[WHAT YOU ARE ASKED TO DO]
Below are some records. Say in a single number how many of their lines include the word "operand".

◇ ◇ ◇ ◇ ◇ ◇ ◇

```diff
+      unpack4<T>(rc[j][0], ig); unpack4<T>(rc[j][1], fg); unpack4<T>(rc[j][2], gg); unpack4<T>(rc[j][3], og);
+      unpack4<T>(rcn[j], cn); unpack4<T>(rp[j], cp);
+      float di[4], df[4], dgg[4], dob[4], dcp[4];
+#pragma unroll
+      for (int e = 0; e < 4; ++e) {
+        const float dh = rdy[j][e] + s[e];
+        const float tc = tanhf(cn[e]);
+        const float dc = rdcc[j][e] + dh * og[e] * (1.f - tc * tc);
+        dob[e] = dh * tc * og[e] * (1.f - og[e]);
+        di[e] = dc * gg[e] * ig[e] * (1.f - ig[e]);
+        df[e] = dc * cp[e] * fg[e] * (1.f - fg[e]);
+        dgg[e] = dc * ig[e] * (1.f - gg[e] * gg[e]);
+        dcp[e] = dc * fg[e];
+      }
+      T* og_ = reinterpret_cast<T*>(c.dgx) + (long)pm[j] * 4 * H + pn[j];
+      store4<T>(og_, di); store4<T>(og_ + H, df); store4<T>(og_ + 2 * H, dgg); store4<T>(og_ + 3 * H, dob);
+      store4<float>(c.dcc + o, dcp);
+    }
+  }
+}
+
 template <typename TL, typename TD>
 __global__ __launch_bounds__(256) void ce_kernel(const TL* __restrict__ logits, const long* __restrict__ target,
                                                  float* __restrict__ loss, TD* __restrict__ dlogits,
@@ -514,6 +640,41 @@
   } else {
     if (dtype == ST_BF16) hipLaunchKernelGGL(lstm_bwd_gates_kernel<bf16_t>, grid, dim3(256), 0, st, b, H);
     else hipLaunchKernelGGL(lstm_bwd_gates_kernel<float>, grid, dim3(256), 0, st, b, H);
+  }
+  ST_LAUNCH_CHECK();
+  return 0;
+}
+
+int rnn_bwd_fused_launch_batch(const RnnBwdFused* cells, int ncells, int cell_kind, int dtype, hipStream_t st) {
+  ST_CHECK(ncells >= 0 && ncells <= ST_MAX_LAYERS, "rnn_bwd_fused: %d cells in one launch (max %d)", ncells, ST_MAX_LAYERS);
+  RnnBwdFusedBatch b;
+  memset(&b, 0, sizeof(b));
+  const int epc = dtype == ST_BF16 ? 8 : 4;
+  int nc = 0, maxM = 0, maxN = 0;
+  for (int i = 0; i < ncells; ++i) {
+    const RnnGemmArgs& a = cells[i].g;
+    if (a.M <= 0) continue;
+    ST_CHECK(a.N % 8 == 0, "rnn_bwd_fused: H=%d must be a multiple of 8", a.N);
+    ST_CHECK(!a.A || (a.K % epc == 0 && a.lda % epc == 0 && a.ldw % epc == 0 && a.M2 >= 0 && a.M2 <= a.M),
+             "rnn_bwd_fused: bad recurrent operand pair");
+    ST_CHECK(!a.A2 || (a.K2 % epc == 0 && a.lda2 % epc == 0 && a.ldw2 % epc == 0), "rnn_bwd_fused: bad input operand pair");
+    b.c[nc] = cells[i];
+    b.c[nc].g.gstride = 16;
+    if (!a.A) b.c[nc].g.M2 = 0;
+    ++nc;
+    if (a.M > maxM) maxM = a.M;
+    if (a.N > maxN) maxN = a.N;
+  }
+  if (nc == 0) return 0;
+  const bool lstm = cell_kind == ST_CELL_LSTM;
+  constexpr int MT = 2, NT = 2;
+  const dim3 grid((maxN + 16 * NT - 1) / (16 * NT), (maxM + 16 * MT - 1) / (16 * MT), nc), block(256);
+  if (dtype == ST_BF16) {
+    if (lstm) hipLaunchKernelGGL((rnn_bwd_cell_kernel<bf16_t, true, MT, NT>), grid, block, 0, st, b);
+    else hipLaunchKernelGGL((rnn_bwd_cell_kernel<bf16_t, false, MT, NT>), grid, block, 0, st, b);
+  } else {
+    if (lstm) hipLaunchKernelGGL((rnn_bwd_cell_kernel<float, true, MT, NT>), grid, block, 0, st, b);
+    else hipLaunchKernelGGL((rnn_bwd_cell_kernel<float, false, MT, NT>), grid, block, 0, st, b);
   }
   ST_LAUNCH_CHECK();
   return 0;
```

◇ ◇ ◇ ◇ ◇ ◇ ◇

[RESULT FOR THIS TASK]
2